··· Data for this exercise
#include <stddef.h>
#include <stdint.h>

#ifdef __cplusplus
extern "C" {
#endif

#define CF_ABI_VERSION 7

#define CF_OK 0
#define CF_EINVAL (-22)
#define CF_ELAUNCH (-5)

#define CF_MAX_SRC 4
#define CF_MAX_GROUPS 4

#define CF_ACT_NONE 0
#define CF_ACT_RELU 1
#define CF_ACT_SIGMOID_CLAMP 2
#define CF_ACT_RAW_AND_SIGDEPTH 3

#define CF_LAYOUT_NHWC 0
#define CF_LAYOUT_NCHW 1

typedef struct cf_slot {
  int32_t src;
  int32_t dy;
  int32_t dx;
  int32_t c_off;
} cf_slot;

typedef struct cf_conv_args {
  const float* src[CF_MAX_SRC];
  int32_t src_c[CF_MAX_SRC];
  int32_t n_src;
  int32_t B, H, W;
  int32_t Ho, Wo;
  int32_t stride;
  const float* weight;
  const cf_slot* slots;
  const float* bias;
  int32_t K_pad;
  int32_t N;
  int32_t N_pad;
  const float* residual;
  int32_t res_stride;
  float* out;
  float* out2;
  int32_t out_stride;
  int32_t out_layout;
  int32_t act;
  int32_t precise;
  float out_scale;
  float in_scale;
} cf_conv_args;
int cf_conv2d_fused(const cf_conv_args* a, void* stream);

typedef struct cf_stem_args {
  const float* x;
  int32_t B, C, H, W;
  const void* w_base;   const float* b_base;   float scale_base;
  const void* w_level0; const float* b_level0; float scale_level0;
  const void* w_level1; const float* b_level1; float scale_level1;
  float* out;
  float* out_pool;
  float in_scale[3];
} cf_stem_args;
int cf_stem_fused(const cf_stem_args* a, void* stream);

typedef struct cf_stem_early_args {
  cf_stem_args stem;
  const float* pc;
  int32_t pc_h, pc_w;
  const void* w_base_radar;
} cf_stem_early_args;
int cf_stem_fused_early(const cf_stem_early_args* a, void* stream);

int cf_conv2d_f16x3(const cf_conv_args* a, void* stream);

int cf_conv3x3_f16x3(const cf_conv_args* a, void* stream);

int cf_conv3x3_root_f16x3(const cf_conv_args* conv, const cf_conv_args* root, const int32_t* root_channels, void* stream);

int cf_conv3x3_proj_f16x3(const cf_conv_args* a, const int32_t* src_channels, void* stream);

int cf_conv3x3_f16x3_grouped(const cf_conv_args* const* groups, int32_t n_groups, void* stream);
int cf_conv3x3_grouped_form(const cf_conv_args* const* groups, int32_t n_groups, int32_t* form);

typedef struct cf_pack_src {
  int32_t channels;
  int32_t stride;
  int32_t c_base;
} cf_pack_src;
typedef struct cf_pack_bn {
  const float* gamma; const float* beta; const float* mean; const float* var;
  float eps;
} cf_pack_bn;
typedef struct cf_pack_conv_desc {
  const float* weight;
  const float* bias;
  cf_pack_bn bn;
  int32_t cout, kh, kw, stride;
  int32_t pad;
  int32_t dilation;
  const cf_pack_src* src; int32_t n_src;
  const float* proj_weight;
  const float* proj_bias;
  cf_pack_bn proj_bn;
  cf_pack_src proj;
} cf_pack_conv_desc;
typedef struct cf_pack_info {
  int32_t n_pad, k_pad;
  int32_t n_slots;
  int32_t patch;
  float out_scale;
  size_t weight_bytes;
} cf_pack_info;
int cf_pack_conv_f16x3_info(const cf_pack_conv_desc* d, cf_pack_info* info);
int cf_pack_conv_f16x3(const cf_pack_conv_desc* d, void* weight_out, cf_slot* slots_out, float* bias_out, cf_pack_info* info);
int cf_pack_dcn_f16_info(int32_t cout, int32_t cin, cf_pack_info* info);
int cf_pack_dcn_f16(const float* weight, const float* bias, const cf_pack_bn* bn, int32_t cout, int32_t cin,
                    void* weight_out, float* bias_out, cf_pack_info* info);

int cf_split_bf16(const float* x, void* out, long M, int C, int in_stride, int Cs, void* stream);

#define CF_MAX_HEADS 12
typedef struct cf_head_tail_args {
  const void* x;
  int32_t x_stride;
  int32_t B, H, W;
  int32_t n_heads;
  int32_t n_hidden;
  const void* w_hidden[CF_MAX_HEADS][2];
  const float* b_hidden[CF_MAX_HEADS][2];
  const void* w_out[CF_MAX_HEADS];
  const float* b_out[CF_MAX_HEADS];
  float* out[CF_MAX_HEADS];
  float* out2[CF_MAX_HEADS];
  int32_t c_base[CF_MAX_HEADS];
  int32_t n_out[CF_MAX_HEADS];
  int32_t act[CF_MAX_HEADS];
} cf_head_tail_args;

typedef struct cf_head_fused_args {
  cf_head_tail_args tail;
  const void* src[2];
  int32_t src_c[2];
  int32_t n_src;
  const cf_slot* slots;
  int32_t K_pad;
  const void* w_first[CF_MAX_HEADS];
  const float* b_first[CF_MAX_HEADS];
  int32_t layout3x3;
  const void* w_out_perm[CF_MAX_HEADS];
  int32_t mfma16;
  int32_t mx;
  float first_scale[CF_MAX_HEADS];
} cf_head_fused_args;
int cf_head_fused(const cf_head_fused_args* a, void* stream);
int cf_head_fused_with(const cf_head_fused_args* a, int tile, int pc_skip, void* stream);

int cf_head_fused_at(const cf_head_fused_args* a, const int32_t* slot_pixels, int n_tiles, void* stream);
int cf_head_slot_tables(const int32_t* list_a, const int32_t* list_b, int B, int K, int HW, int32_t* table_ab,
                        int32_t* table_b, void* stream);

int cf_pack_feat_mx(const float* x, int in_stride, void* rows, long M, void* stream);
int cf_pack_feat_mx_scaled(const float* x, int in_stride, void* rows, long M, float scale, void* stream);

typedef struct cf_dcn_args {
  const float* x;
  const float* offmask;
  int32_t om_stride;
  int32_t B, H, W, C;
  const float* weight;
  const float* bias;
  int32_t N, N_pad;
  float* out;
  int32_t out_stride;
  int32_t act;
  int32_t precise;
  float out_scale;
  void* out_split_bf16;
  int32_t split_stride;
  void* workspace;
  size_t workspace_bytes;
  int32_t mask_activated;
  void* out_mx;
  float in_scale;
  float mx_scale;
} cf_dcn_args;
int cf_dcn_v2_fused(const cf_dcn_args* a, void* stream);

int cf_dcn_v2_f16x3(const cf_dcn_args* a, void* stream);
size_t cf_dcn_v2_workspace_bytes(int B, int H, int W, int C, int N_pad);

int cf_dcn_v2_f16x3_grouped(const cf_dcn_args* const* groups, int32_t n_groups, void* stream);

int cf_gemm_tile_form(long M, int N, int N_pad, int out_layout, int act, int precise, int dcn,
                      int32_t* kind, int32_t* bm, int32_t* bn);

typedef struct cf_dcn_bwd_args {
  const float* gout;
  const float* weight;
  const float* x;
  const float* offmask;
  int32_t B, H, W, C, N;
  float* gx;
  float* gom;
  float* gw;
  float* gbias;
  void* workspace;
  size_t workspace_bytes;
} cf_dcn_bwd_args;
int cf_dcn_v2_bwd_data(const cf_dcn_bwd_args* a, void* stream);
int cf_dcn_v2_bwd_weight(const cf_dcn_bwd_args* a, void* stream);
size_t cf_dcn_v2_bwd_workspace_bytes(int B, int H, int W, int C, int N);

int cf_upsample_dw(const float* x, const float* weight, const float* skip, float* out, int B,
                   int H, int W, int C, int f, void* stream);

int cf_maxpool2x2(const float* x, float* out, int B, int H, int W, int C, void* stream);

int cf_nchw_to_nhwc4(const float* x, float* out, int B, int C, int H, int W, void* stream);
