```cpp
int me_conv2d_f32(const me_conv_desc* d, void* stream_) {
  hipStream_t stream = reinterpret_cast<hipStream_t>(stream_);
  ConvP p;
  int rc = fill_params(d, p);
  if (rc) return rc;
  ME_REQUIRE(d->x && d->wgt && d->scale && d->shift && d->y, ME_E_NULLPTR, "me_conv2d_f32: null tensor pointer");
  ME_REQUIRE(d->upsample == 1 || d->upsample == 2, ME_E_BADARG, "me_conv2d_f32: upsample must be 1 or 2");
  ME_REQUIRE(d->act >= 0 && d->act <= 2, ME_E_BADARG, "me_conv2d_f32: unknown activation %d", d->act);
  ME_REQUIRE(d->y_pitch >= d->cout, ME_E_BADARG, "me_conv2d_f32: y_pitch < cout");

  if (d->cin <= 4) {
    ME_REQUIRE(d->ksize == 3, ME_E_BADARG, "me_conv2d_f32: cin <= 4 needs ksize 3 (direct stem kernel)");
    ME_REQUIRE(d->cout <= SC_MAXCOUT, ME_E_TOOBIG, "me_conv2d_f32: small-cin kernel supports cout <= %d", SC_MAXCOUT);
    ME_REQUIRE(d->res == nullptr && d->upsample == 1, ME_E_BADARG,
               "me_conv2d_f32: small-cin kernel has no residual/upsample epilogue");
    ME_REQUIRE(d->x_nchw || d->x_pitch >= d->cin, ME_E_BADARG, "me_conv2d_f32: x_pitch < cin");
    ME_REQUIRE(me::aligned16(d->y), ME_E_ALIGN, "me_conv2d_f32: y not 16-byte aligned");
    if (d->tile == 0 && me32::stem_mfma_eligible(p)) return me32::launch_stem_mfma(p, stream);
    if (d->cin == 3 && (d->y_pitch & 3) == 0 && d->tile != 91) {
      const unsigned mb = (unsigned)((p.M + 255) / 256);
      if (d->cout % 32 == 0) {
        hipLaunchKernelGGL(conv_stem3_f32<32>, dim3(mb, d->cout / 32), dim3(256), 0, stream, p);
        return me::check_launch("conv_stem3_f32");
      }
      if (d->cout % 16 == 0) {
        hipLaunchKernelGGL(conv_stem3_f32<16>, dim3(mb, d->cout / 16), dim3(256), 0, stream, p);
        return me::check_launch("conv_stem3_f32");
      }
    }
    const long long threads = (long long)p.M * (((p.cout + 7) & ~7) >> 3);
    const unsigned blocks = (unsigned)((threads + 255) / 256);
    if (d->cin == 3)
      hipLaunchKernelGGL(conv_smallcin_f32<3>, dim3(blocks), dim3(256), 0, stream, p);
    else
      hipLaunchKernelGGL(conv_smallcin_f32<4>, dim3(blocks), dim3(256), 0, stream, p);
    return me::check_launch("conv_smallcin_f32");
  }

  ME_REQUIRE(!d->x_nchw, ME_E_BADARG, "me_conv2d_f32: NCHW input only supported for cin <= 4");
  ME_REQUIRE(d->cin % 4 == 0, ME_E_BADARG, "me_conv2d_f32: cin %% 4 != 0 (cin=%d)", d->cin);
  ME_REQUIRE(d->x_pitch >= d->cin && d->x_pitch % 4 == 0, ME_E_ALIGN, "me_conv2d_f32: x_pitch must be >= cin, %% 4");
  ME_REQUIRE(me::aligned16(d->x) && me::aligned16(d->wgt), ME_E_ALIGN, "me_conv2d_f32: x / wgt not 16-byte aligned");
// ... 91 lines not shown
```

### millieye_amd/engine.py

```python
import ctypes as C
import os

import torch

from . import hip

__all__ = ["DarknetEngine", "ConvWeights", "pick_tap_module", "invalidate_weights", "bump_versions"]

_ALIGN = 256

_EPOCH = [0]


def invalidate_weights():
    _EPOCH[0] += 1


def bump_versions(*tensors):
    torch.autograd.graph.increment_version(tensors)

_DTYPES = ("f32", "bf16", "f16")
_TORCH_HALF = {"bf16": torch.bfloat16, "f16": torch.float16}


def _resolve(idx, current):
    idx = int(idx)
    return current + idx if idx < 0 else idx
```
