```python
def align_asm(ctx, index, prm, contig, split_len=0, batch_anchors=0, window=0):
    s = contig if isinstance(contig, bytes) else contig.encode()
    recs = C.POINTER(Record)(); nrec = C.c_int64(); blob = C.c_void_p(); st = C.c_int32()
    ctx.lib.check(ctx.lib.L.vm_align_asm(ctx.h, index.h, C.byref(prm), s, len(s), split_len, batch_anchors, window, C.byref(recs), C.byref(nrec), C.byref(blob), C.byref(st)))
    out, _ = _collect_records(ctx, recs, nrec.value, blob, BatchStats())
    return st.value, out


def align_trace(ctx, index, prm, seqs, stage):
    s, off = _cat(seqs)
    n = len(seqs)
    rows = C.POINTER(C.c_int64)(); ro = C.POINTER(C.c_int64)()
    ctx.lib.check(ctx.lib.L.vm_align_trace(ctx.h, index.h, C.byref(prm), n, s, off.ctypes.data, int(stage), C.byref(rows), C.byref(ro)))
    o = ctx._take(ro, n + 1, np.int64)
    tot = int(o[-1])
    a = np.ctypeslib.as_array(rows, shape=(max(tot, 1), 5))[:tot].copy()
    ctx.lib.L.vm_free(rows)
    return [a[o[i]:o[i + 1]] for i in range(n)]


class RawBatch:

    def __init__(self, ctx, status, recs, nrec, blob, stats):
        self.ctx, self.status, self.recs, self.nrec, self.blob = ctx, status, recs, nrec, blob
        self.stats = {k: getattr(stats, k) for k, _ in BatchStats._fields_ if k != 'ms_stage'}
        self.stats['ms_stage'] = list(stats.ms_stage)

    def close(self):
        if self.recs is not None:
            self.ctx.lib.L.vm_free(self.recs); self.ctx.lib.L.vm_free(self.blob)
            self.recs = self.blob = None

    def __del__(self):
        try:
            self.close()
        except Exception:
            pass


# ... 521 lines not shown
```

Measured before the change: 3.566.

## Sort gap-fill queue by band width and length, store raw traceback tags

Replaces the gap-fill ordering key with a fine-grained class built from the band-strip count and an 8-base length bin. The queue now has 1024 histogram classes, and the scatter kernel switches from per-wave ballot loops to a block-local count, prefix scan and atomic base reservation. For 16-lane anti-diagonal fills, the packing kernel now writes raw tag bytes and leaves the source-decoding permutation to the traceback reader, which decodes with a small lookup constant. A host API for reading back the queue order is added for testing. The goal is better load balance and cheaper packing in the DP fill, at the cost of larger scratch and extra decode work in traceback.

```diff
diff --git a/include/vacmapx.h b/include/vacmapx.h
--- a/include/vacmapx.h
+++ b/include/vacmapx.h
@@ -121,6 +121,7 @@
                      const int64_t* q_off, char** cigars, int64_t** cigar_off, int32_t** scores);
 int vm_k_cigar_batch_banded(vm_ctx*, const vm_score*, int eqx, int64_t n, const char* t, const int64_t* t_off, const char* q,
                             const int64_t* q_off, char** cigars, int64_t** cigar_off, int32_t** band_flag, int64_t* stats);
+int vm_gapfill_order(vm_ctx*, const vm_score*, int ad_pct, int64_t n, const int32_t* tl, const int32_t* ql, int32_t** order, int32_t* range, int32_t** own_ns);
 int vm_k_extend_batch(vm_ctx*, int match, int mismatch, int o, int e, int bw, int zdrop, int64_t n, const char* t,
                       const int64_t* t_off, const char* q, const int64_t* q_off, int32_t** t_e, int32_t** q_e, int32_t** score);
 typedef struct vm_cigar_out { char* cigar; int32_t q_e, t_e, score; } vm_cigar_out;
diff --git a/vacmap_amd/csrc/k_dp.hip b/vacmap_amd/csrc/k_dp.hip
--- a/vacmap_amd/csrc/k_dp.hip
+++ b/vacmap_amd/csrc/k_dp.hip
@@ -608,14 +608,14 @@
 #pragma unroll
             for (int v = 0; v < 8; ++v) {
                 if (v == u && v < m) {
-                    const int src = bb[v] & 7;
+                    const int src = (int)((VMX_AD_SRC_OF_TAG >> ((bb[v] & 7) * 4)) & 7u);
                     if (src == 0) { int op = 'M'; if (eqx) op = (ta[v] == qa[v] && ta[v] < 4) ? '=' : 'X'; VMX_EMIT(op); --i; --j; ++u; }
                     else state = src;
                 }
             }
             if (state == 0) continue;
         }
-        if (ns) { const int x = (j - i) - dlo, l = x / (2 * ns), k = (x - 2 * ns * l) >> 1; b = tb[VMX_AD_TB_OFF_W(i + j - 1, l, AW) + k]; }
+        if (ns) { const int x = (j - i) - dlo, l = x / (2 * ns), k = (x - 2 * ns * l) >> 1; b = vmx_ad_decode(tb[VMX_AD_TB_OFF_W(i + j - 1, l, AW) + k]); }
         else if (x4) { const int s = (i - 1) >> 5, r = (i - 1) & 31, t = (j - 1) + r; b = tb[(((size_t)s * (size_t)W + (size_t)t) * 16 + (r >> 1)) * 2 + (r & 1)]; }
         else if (pk) { const int s = (i - 1) >> 7, r = (i - 1) & 127, t = (j - 1) + r; b = tb[(((size_t)s * (size_t)W + (size_t)t) * 64 + (r >> 1)) * 2 + (r & 1)]; }
         else { const int s = (i - 1) >> 6, l = (i - 1) & 63, t = (j - 1) + l; b = tb[((size_t)s * (size_t)W + (size_t)t) * 64 + l]; }
diff --git a/vacmap_amd/csrc/k_ed.hip b/vacmap_amd/csrc/k_ed.hip
--- a/vacmap_amd/csrc/k_ed.hip
+++ b/vacmap_amd/csrc/k_ed.hip
@@ -8,6 +8,12 @@
     const int m = (int)((e >= 2 ? s >> (e - 2) : s << (2 - e)) & 3);
     return (e << 2) | m;
 }
+__device__ __forceinline__ int vmx_gf_class(long long s) {
+    if (s < 0) return -1;
+    if (s < ((long long)1 << 33)) return s < VMX_GF_SMALL ? (int)s : VMX_GF_SMALL;
+    return VMX_GF_SMALL + 1 + vmx_size_class(s) - 132;
+}
+static_assert(VMX_GF_SMALL + 1 + 255 - 132 < VMX_GF_NC, "every gap-fill queue class has a histogram bin");
 __global__ void __launch_bounds__(1024) k_size_order(const int64_t* __restrict__ size, const int32_t* __restrict__ n_ptr, int64_t thresh,
                                                      int32_t* __restrict__ order, int32_t* __restrict__ range, int32_t* __restrict__ counters) {
     VMX_SETPRIO(3);
@@ -61,17 +67,21 @@
     }
 }
 
-__global__ void __launch_bounds__(256) k_size_hist(const int64_t* __restrict__ size, const int32_t* __restrict__ n_ptr, int64_t thresh, int32_t* __restrict__ ghist) {
-    __shared__ int s_hist[257];
+struct vmx_cls_size { static constexpr int NC = 256; static __device__ __forceinline__ int of(long long s) { return vmx_size_class(s); } };
+struct vmx_cls_gf { static constexpr int NC = VMX_GF_NC; static __device__ __forceinline__ int of(long long s) { return vmx_gf_class(s); } };
+template <class CLS>
+__device__ __forceinline__ void vmx_size_hist_body(const int64_t* __restrict__ size, const int32_t* __restrict__ n_ptr, int64_t thresh, int32_t* __restrict__ ghist) {
+    constexpr int NC = CLS::NC;
+    __shared__ int s_hist[NC + 1];
     const int n = *n_ptr;
     const int lane = vmx_lane();
-    for (int t = (int)threadIdx.x; t < 257; t += (int)blockDim.x) s_hist[t] = 0;
+    for (int t = (int)threadIdx.x; t < NC + 1; t += (int)blockDim.x) s_hist[t] = 0;
     __syncthreads();
     int nl = 0;
     for (int i0 = (int)(blockIdx.x * blockDim.x); i0 < n; i0 += (int)(gridDim.x * blockDim.x)) {
         const int i = i0 + (int)threadIdx.x;
         const long long s = i < n ? size[i] : -1;
-        const int b = vmx_size_class(s);
+        const int b = CLS::of(s);
         if (s > thresh) ++nl;
         unsigned long long todo = __ballot(b >= 0);
         while (todo) {
@@ -82,38 +92,64 @@
             todo &= ~same;
         }
     }
-    if (nl) atomicAdd(&s_hist[256], nl);
-    __syncthreads();
-    for (int t = (int)threadIdx.x; t < 257; t += (int)blockDim.x) if (s_hist[t]) atomicAdd(&ghist[t], s_hist[t]);
+    if (nl) atomicAdd(&s_hist[NC], nl);
+    __syncthreads();
+    for (int t = (int)threadIdx.x; t < NC + 1; t += (int)blockDim.x) if (s_hist[t]) atomicAdd(&ghist[t], s_hist[t]);
+}
+template <class CLS>
+__device__ __forceinline__ void vmx_size_scatter_body(const int64_t* __restrict__ size, const int32_t* __restrict__ n_ptr, const int32_t* __restrict__ ghist,
+                                                      int32_t* __restrict__ gcur, int32_t* __restrict__ order, int32_t* __restrict__ range, int32_t* __restrict__ counters) {
+    constexpr int NC = CLS::NC, PT = NC / 256;
+    static_assert(NC % 256 == 0, "the class prefix takes NC / 256 classes per thread");
+    __shared__ int s_base[NC];
+    __shared__ int s_cnt[NC];
+    __shared__ int s_scan[17];
+    const int n = *n_ptr;
+    for (int t = (int)threadIdx.x; t < NC; t += (int)blockDim.x) s_cnt[t] = 0;
+    __syncthreads();
+    for (int i0 = (int)(blockIdx.x * blockDim.x); i0 < n; i0 += (int)(gridDim.x * blockDim.x)) {
+        const int i = i0 + (int)threadIdx.x;
+        const int b = CLS::of(i < n ? size[i] : -1);
+        if (b >= 0) atomicAdd(&s_cnt[b], 1);
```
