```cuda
extern "C" int cb_gemm_wgrad_group(const cb_gemm_desc* descs, int n, void* stream_v) {
  using namespace cb;
  CB_REQUIRE(descs != nullptr && n >= 1, "cb_gemm_wgrad_group: no problems");
  for (int i = 0; i < n; ++i) {
    char who[48];
    snprintf(who, sizeof(who), "cb_gemm_wgrad_group: problem %d", i);
    const int rc = check_wgrad_desc(descs[i], who);
    if (rc != CB_OK) return rc;
  }
  const GroupPlan gp = group_plan(descs, n, plan_sm_count());
  if (!gp.groupable) {
    for (int i = 0; i < n; ++i) {
      cb_gemm_desc d = descs[i];
      d.workspace = descs[0].workspace;
      d.workspace_bytes = descs[0].workspace_bytes;
      const int rc = cb_gemm(&d, stream_v);
      if (rc != CB_OK) return rc;
    }
    return CB_OK;
  }
  return launch_wgrad(descs, n, gp.bn, gp.split, static_cast<cudaStream_t>(stream_v), "cb_gemm_wgrad_group");
}

extern "C" int cb_gemm_tile_width(const cb_gemm_desc* d) {
  using namespace cb;
  if (d == nullptr || d->m <= 0 || d->n <= 0 || d->k <= 0) return 0;
  if (d->mode != CB_GEMM_WGRAD) return choose_config(*d, sm_count()).bn;
  return choose_config(*d, plan_sm_count()).bn;
}

extern "C" int64_t cb_gemm_workspace_bytes(const cb_gemm_desc* d) {
  using namespace cb;
  if (d == nullptr || d->mode != CB_GEMM_WGRAD || d->m <= 0 || d->n <= 0 || d->k <= 0) return 0;
  return wgrad_ws_bytes(*d, choose_config(*d, sm_count_device()).splits);
}

extern "C" int64_t cb_gemm_wgrad_group_workspace_bytes(const cb_gemm_desc* descs, int n) {
  using namespace cb;
  if (descs == nullptr || n < 1) return 0;
  for (int i = 0; i < n; ++i)
    if (descs[i].mode != CB_GEMM_WGRAD || descs[i].m <= 0 || descs[i].n <= 0 || descs[i].k <= 0) return 0;
  return group_ws_bytes(descs, n);
}
```

clipbert_b200/ops.py:

```python
import ctypes

import torch

from . import _lib as L
from ._lib import (ACT_GELU, ACT_GELU_STASH_GRAD, ACT_NONE, ACT_RELU, ACT_TANH, AUX_GELU_GRAD, AUX_MUL, AUX_NONE,
                   AUX_RELU_MASK, AUX_TANH_GRAD, CB_GEMM_TN, CB_GEMM_WGRAD, ROWMAP_NONE, ROWMAP_PAD, ROWMAP_UNPAD)

CB_GEMM_NN = 2
GEMM_FORCE_WIDE = 1 << 12
GEMM_NO_WIDE = 1 << 13
_c = ctypes
_vp, _i, _i64, _f, _u64 = _c.c_void_p, _c.c_int, _c.c_int64, _c.c_float, _c.c_uint64

_SIGS = {
    "cb_layernorm_fwd": [_vp, _vp, _vp, _vp, _vp, _i, _i, _f, _vp],
    "cb_layernorm_bwd": [_vp, _vp, _vp, _vp, _vp, _vp, _vp, _vp, _vp, _i, _i, _f, _u64, _vp],
    "cb_embed_text_fwd": [_vp, _vp, _vp, _vp, _vp, _vp, _vp, _vp, _i, _i, _i, _i, _i, _f, _f, _u64, _vp],
    "cb_embed_text_bwd": [_vp] * 12 + [_i, _i, _i, _i, _i, _f, _u64, _vp],
    "cb_embed_visual_fwd": [_vp, _vp, _i, _vp, _vp, _vp, _vp, _vp, _vp, _vp, _i, _i, _i, _i, _i, _i, _i, _f, _f, _u64, _vp],
    "cb_embed_visual_bwd": [_vp, _vp, _vp, _vp, _i] + [_vp] * 12 + [_i, _i, _i, _i, _i, _i, _i, _i, _f, _u64, _vp],
    "cb_colsum": [_vp, _i64, _vp, _i, _i, _vp],
    "cb_dropout": [_vp, _vp, _i64, _f, _u64, _vp],
    "cb_dropout_offset_advance": [_vp, _vp, _vp],
    "cb_gelu_bwd": [_vp, _vp, _vp, _i64, _vp],
    "cb_pad_cast": [_vp, _i64, _vp, _i, _i, _i, _vp],
    "cb_cast_scale": [_vp, _vp, _i64, _vp, _i64, _vp],
    "cb_cast_bf16_f32": [_vp, _vp, _i64, _vp],
    "cb_cast_scale_segments": [_vp, _vp, _vp, _i, _vp, _vp],
    "cb_nvls_allreduce_f32": [_vp, _i64, _i, _i, _f, _i, _vp],
    "cb_clip_lse_loss": [_vp, _vp, _vp, _vp, _i, _i, _i, _f, _vp],
    "cb_clip_pool_ce_loss": [_vp, _vp, _vp, _vp, _i, _i, _i, _i, _f, _vp],
    "cb_cross_entropy_fwd": [_vp, _i64, _vp, _vp, _vp, _i64, _i, _i64, _vp],
    "cb_cross_entropy_bwd": [_vp, _i64, _vp, _vp, _vp, _vp, _i64, _i64, _i, _i64, _vp],
    "cb_attention_fwd": [_vp, _i64, _vp, _vp, _i64, _vp, _i, _i, _i, _i, _i, _f, _u64, _vp],
    "cb_attention_bwd": [_vp, _i64, _vp, _vp, _vp, _i64, _vp, _vp, _i64, _i, _i, _i, _i, _i, _f, _u64, _vp],
    "cb_attention_probs": [_vp, _i64, _vp, _vp, _vp, _i, _i, _i, _i, _i, _f, _u64, _vp],
    "cb_attention_probs_bwd": [_vp, _i64, _vp, _vp, _vp, _vp, _vp, _i64, _i, _i, _i, _i, _i, _f, _u64, _vp],
    "cb_attention_dprobs": [_vp, _i64, _vp, _i64, _vp, _i, _i, _i, _i, _i, _vp],
    "cb_stem_im2col": [_vp, _i, _vp, _i, _i, _i, _i, _f, _f, _f, _vp],
    "cb_maxpool3x3s2": [_vp, _vp, _i, _i, _i, _i, _vp],
    "cb_maxpool3x3s2_strided": [_vp, _vp, _i, _i, _i, _i, _i64, _i64, _vp],
    "cb_maxpool3x3s2_bwd": [_vp, _vp, _vp, _i, _i, _i, _i, _vp],
    "cb_maxpool3x3s2_bwd_strided": [_vp, _vp, _vp, _i, _i, _i, _i, _i64, _i64, _vp],
# ... 206 lines not shown
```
······
:: Exercise requirements ::
Each line from the top of the entries above through the line containing "int cf_conv2d_f16x3(const cf_conv_args*" must be transcribed exactly, and no other line may appear.

:: Reply to the task ::
#include <stddef.h>
#include <stdint.h>

#ifdef __cplusplus
extern "C" {
#endif

#define CF_ABI_VERSION 7

#define CF_OK 0
#define CF_EINVAL (-22)
#define CF_ELAUNCH (-5)

#define CF_MAX_SRC 4
#define CF_MAX_GROUPS 4

#define CF_ACT_NONE 0
#define CF_ACT_RELU 1
#define CF_ACT_SIGMOID_CLAMP 2
#define CF_ACT_RAW_AND_SIGDEPTH 3

#define CF_LAYOUT_NHWC 0
#define CF_LAYOUT_NCHW 1

typedef struct cf_slot {
  int32_t src;
  int32_t dy;
  int32_t dx;
  int32_t c_off;
} cf_slot;

typedef struct cf_conv_args {
  const float* src[CF_MAX_SRC];
  int32_t src_c[CF_MAX_SRC];
  int32_t n_src;
  int32_t B, H, W;
  int32_t Ho, Wo;
  int32_t stride;
  const float* weight;
  const cf_slot* slots;
  const float* bias;
  int32_t K_pad;
  int32_t N;
  int32_t N_pad;
  const float* residual;
  int32_t res_stride;
  float* out;
  float* out2;
  int32_t out_stride;
  int32_t out_layout;
  int32_t act;
  int32_t precise;
  float out_scale;
  float in_scale;
} cf_conv_args;
int cf_conv2d_fused(const cf_conv_args* a, void* stream);

typedef struct cf_stem_args {
  const float* x;
  int32_t B, C, H, W;
  const void* w_base;   const float* b_base;   float scale_base;
  const void* w_level0; const float* b_level0; float scale_level0;
  const void* w_level1; const float* b_level1; float scale_level1;
  float* out;
  float* out_pool;
  float in_scale[3];
} cf_stem_args;
int cf_stem_fused(const cf_stem_args* a, void* stream);

typedef struct cf_stem_early_args {
  cf_stem_args stem;
  const float* pc;
  int32_t pc_h, pc_w;
  const void* w_base_radar;
} cf_stem_early_args;
int cf_stem_fused_early(const cf_stem_early_args* a, void* stream);

int cf_conv2d_f16x3(const cf_conv_args* a, void* stream);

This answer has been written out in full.